Many black men will not like Netflix’s Roxanne Roxanne, a biopic of the mid-’80s, Queens rapper Roxanne Shanté. What the film makes clear is that her life would not have been as rough if even just one of the black men in her life wasn’t a great disappointment or total disaster. Her father only knows how to break the hearts of his daughters (we never see him); her mother’s boyfriend turns out to be a crook who takes all the family’s savings, and dreams of middle-class homeownership, and disappears (we never hear or see him again). And, finally her husband (who is played by Moonlight‘s Mahershala Ali) physically abuses her and forces her to pay hard cash for her freedom.
The other black men in the movie are either sexually assaulting her or exploiting her fame and wealth. Even the producer who discovers Roxanne and makes her one of the most respected rappers of her time, Marley Marl, of the Juice Crew, is shady. There is no nostalgia in Roxanne Roxanne, none of that warm halo that surrounds The Get Down. The best times for hiphop were very bad times for Shanté: her mother imploding into alcohol addiction, her moments of homelessness, her bruises.
The film’s only hope for black male redemption is found in the fresh and promising face of a black boy named Nasir. He just might not end up like those other broken bums in the Queensbridge housing project. He might beat the oppressive system that crushes the souls of young black men into economic, emotional, and violent black holes. The boy recognizes Roxanne Shanté as a great artist and wants to be just like her. At the end of the film, we learn this boy is the rapper Nas. The real Nas even confirmed the biopic’s positive portrayal of him. He did look up to Roxanne, and her success in the mid-’80s inspired his success mid-’90s. Many consider Nas to be on the conscious (now called woke) tip and one of hiphop’s greatest artist (thanks to his American masterpiece Illmatic).

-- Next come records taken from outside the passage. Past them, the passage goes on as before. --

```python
class ProposalNetwork(PackedWeightsMixin, nn.Module):
    _net_id = ops.NET_PROPOSAL
    _supports_grad_sinks = True

    @staticmethod
    def init_weight(m):
        if isinstance(m, nn.Linear):
            nn.init.trunc_normal_(m.weight, std=.02)
            if m.bias is not None:
                nn.init.constant_(m.bias, 0)

    def __init__(self, position_flevel, hidden_unit=128, cat_origin=True) -> None:
        super().__init__()
        self.position_dims = position_flevel * 6
        self.position_flevel = position_flevel
        self.cat_origin = cat_origin
        self.hidden_unit = hidden_unit
        in_dim = self.position_dims + (3 if cat_origin else 0)
        self.layers = nn.Sequential(*makeMLP(in_dim, hidden_unit), *makeMLP(hidden_unit, hidden_unit),
                                    *makeMLP(hidden_unit, hidden_unit), *makeMLP(hidden_unit, hidden_unit),
                                    *makeMLP(hidden_unit, 1, None))
        self.apply(self.init_weight)

    def _linear_layers(self):
        return [self.layers[0], self.layers[2], self.layers[4], self.layers[6], self.layers[8]]

    def _check_config(self):
        if not (self.position_flevel >= 1 and self.hidden_unit >= 1):
            raise NotImplementedError("nerf_amd: ProposalNetwork needs position_flevel >= 1 and hidden_unit >= 1")

    def _generic(self) -> bool:
        return self.hidden_unit > 256 or self.position_flevel > 10

    def _column_segments(self):
        if self.position_flevel == 10 and self.cat_origin:
            return None
        return [[self.encoding_segment(self.position_flevel, self.cat_origin)], None, None, None, None]

    def _kernel_weight_shapes(self):
        return [(256, 63), (256, 256), (256, 256), (256, 256), (1, 256)]

    _NARROW_SHAPES = [(128, 63), (128, 128), (128, 128), (128, 128), (1, 128)]

    def _narrow_layout(self) -> bool:
        return self.hidden_unit <= 128

    def _pack_now(self, precision: int, narrow: bool = False) -> torch.Tensor:
        if not narrow:
            return super()._pack_now(precision)
        ws, bs = self.kernel_params(self._NARROW_SHAPES)
        blob = ops.pack_weights(ops.NET_PROPOSAL_128, precision, ws, bs)
        blob._nerf_amd_layout = ops.PROP_W128
        return blob

    def loadFromFile(self, load_path: str, use_amp=False, other_stuff=None):
        save = torch.load(load_path, map_location="cpu")
        own = self.state_dict()
        own.update({k: save["model"][k] for k in own.keys()})
        self.load_state_dict(own)
        if use_amp:
            from apex import amp
            amp.load_state_dict(save["amp"])
        print("NeRF Model loaded from '%s'" % (load_path))
        if other_stuff is not None:
            return [save[k] for k in other_stuff]

    def forward(self, pts: torch.Tensor, encoded_pt: torch.Tensor = None, contract: bool = False) -> torch.Tensor:
        self._check_config()
        if self._generic():
            from . import generic_path
            return generic_path.proposal_forward(self, pts, contract=contract)
        prec = ops.current_precision()
        layers = self._layers()
        params = [l.weight for l in layers] + [l.bias for l in layers]
        if ab.needs_grad(pts, *params):
            if pts.numel() == 0:
                return ops.proposal_forward(self.packed(prec), prec, pts.detach(), contract=contract) + sum(q.sum() for q in params) * 0.0
            from . import mlp_backward
            held = {}
            tprec = prec if pts.requires_grad else ops.train_precision(prec)
            want_pos = bool(pts.requires_grad)

            def hip(p, *wb):
                out, held["dump"] = ops.proposal_forward_train(self.packed(prec, wide=True), tprec, p, contract=contract)
                return out

            def bwd(g, p, *wb):
                if "dump" not in held:
                    raise RuntimeError("nerf_amd: the activation dump of this forward was already consumed (backward twice over the same graph)")
                if "bwd_blob" not in held:
                    held["bwd_blob"] = self.packed_backward(prec)
                if ab._VJP.inputs_only:
                    gx = ops.density_grad(ops.NET_PROPOSAL, held["bwd_blob"], prec, held["dump"], p.reshape(-1, 3), scale=g.reshape(-1), contract=contract)
                    return (gx.view(p.shape), *[None] * len(wb))
                gx = None
                if ab.POSITION_GRADS and want_pos:
                    gx = ops.density_grad(ops.NET_PROPOSAL, held["bwd_blob"], prec, held["dump"], p.reshape(-1, 3), scale=g.reshape(-1), contract=contract).view(p.shape)
                sinks = self.grad_sinks()
                direct = sinks is not None and sinks[2]
                kw = wb[:5]
                gW, gb = mlp_backward.proposal_backward(g.reshape(-1), p.reshape(-1, 3), held.pop("dump"), tprec, kw, packed_bwd=held["bwd_blob"],
                                                        out=(sinks[0], sinks[1]) if direct else None)
                if sinks is not None:
                    if not direct:
                        torch._foreach_add_(list(sinks[0]) + list(sinks[1]), list(gW) + list(gb))
                    return (gx, *[None] * len(wb))
                gW, gb = self.unpad_grads(gW, gb)
                return (gx, *gW, *gb)
            return ab.HipOp.apply(hip, bwd, 1, pts, *params)
        return ops.proposal_forward(self.packed(prec), prec, pts, contract=contract)

    @staticmethod
    def get_weights(density: torch.Tensor, zvals: torch.Tensor, ray_dirs: torch.Tensor = None) -> torch.Tensor:
        if ab.needs_grad(density, zvals):
            if ray_dirs is not None:
                zvals = zvals * ray_dirs.norm(dim=-1, keepdim=True)
            if density.shape[-1] > ops.BWD_MAX_SAMPLES:
                ab.unsupported("a differentiable sigma -> weights row of %d samples (the backward kernel keeps a ray in registers: <= %d)" % (density.shape[-1], ops.BWD_MAX_SAMPLES))
            return ab.HipOp.apply(lambda s, z: ops.sigma_to_weights(s, z, None, ops.ACT_RELU),
                                  lambda g, s, z: (ops.sigma_to_weights_backward(s, z, None, ops.ACT_RELU, g), None), 1, density, zvals)
        return ops.sigma_to_weights(density, zvals, ray_dirs, ops.ACT_RELU)
```

nerf_amd/csrc/capi.hip:

```cpp
#include <hip/hip_runtime.h>
#include <stdio.h>
#include <string.h>

#include "../../include/nerf_amd.h"
#include "mlp_layout.h"
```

And then Kelis began trending on Twitter this morning, and when people clicked on the name of the brilliant and beautiful R&B singer (I once described her as a 21st-century Donna Summer—listen to Kelis on Timo Maas’s “Help Me“), they learned that she claims her ex-husband, Nas, physically abused her during their marriage. If the allegations are true, then he ended up just like the awful black men in Roxanne Shanté’s film.
During an interview with Hollywood Unlocked, singer-turned-chef Kelis detailed the physical abuse she suffered at the hands of Nas during their marriage. Kelis described the marriage as tumultuous and abusive, so much so that she would walk around with bruises all over her body.
Kelis reveals she suffered physical abuse at the hands of Nas during their marriage: https://t.co/zObRPMIdJ1 pic.twitter.com/qdCUiilKez
— The Root (@TheRoot) April 26, 2018
True, it would be wrong and even dangerous to dissociate the mental and bodily brutality of the black men in Roxanne Roxanne with the misogyny of Roxanne’s culture as a whole; but grasping this fact or concept, seeing the larger picture, does not stop the violence. Women are still getting knocked around all the time (you only have to read a week’s worth of police reports to see the ubiquity of domestic violence). And bruises and broken bones are not soothed by a deep understanding of one’s society.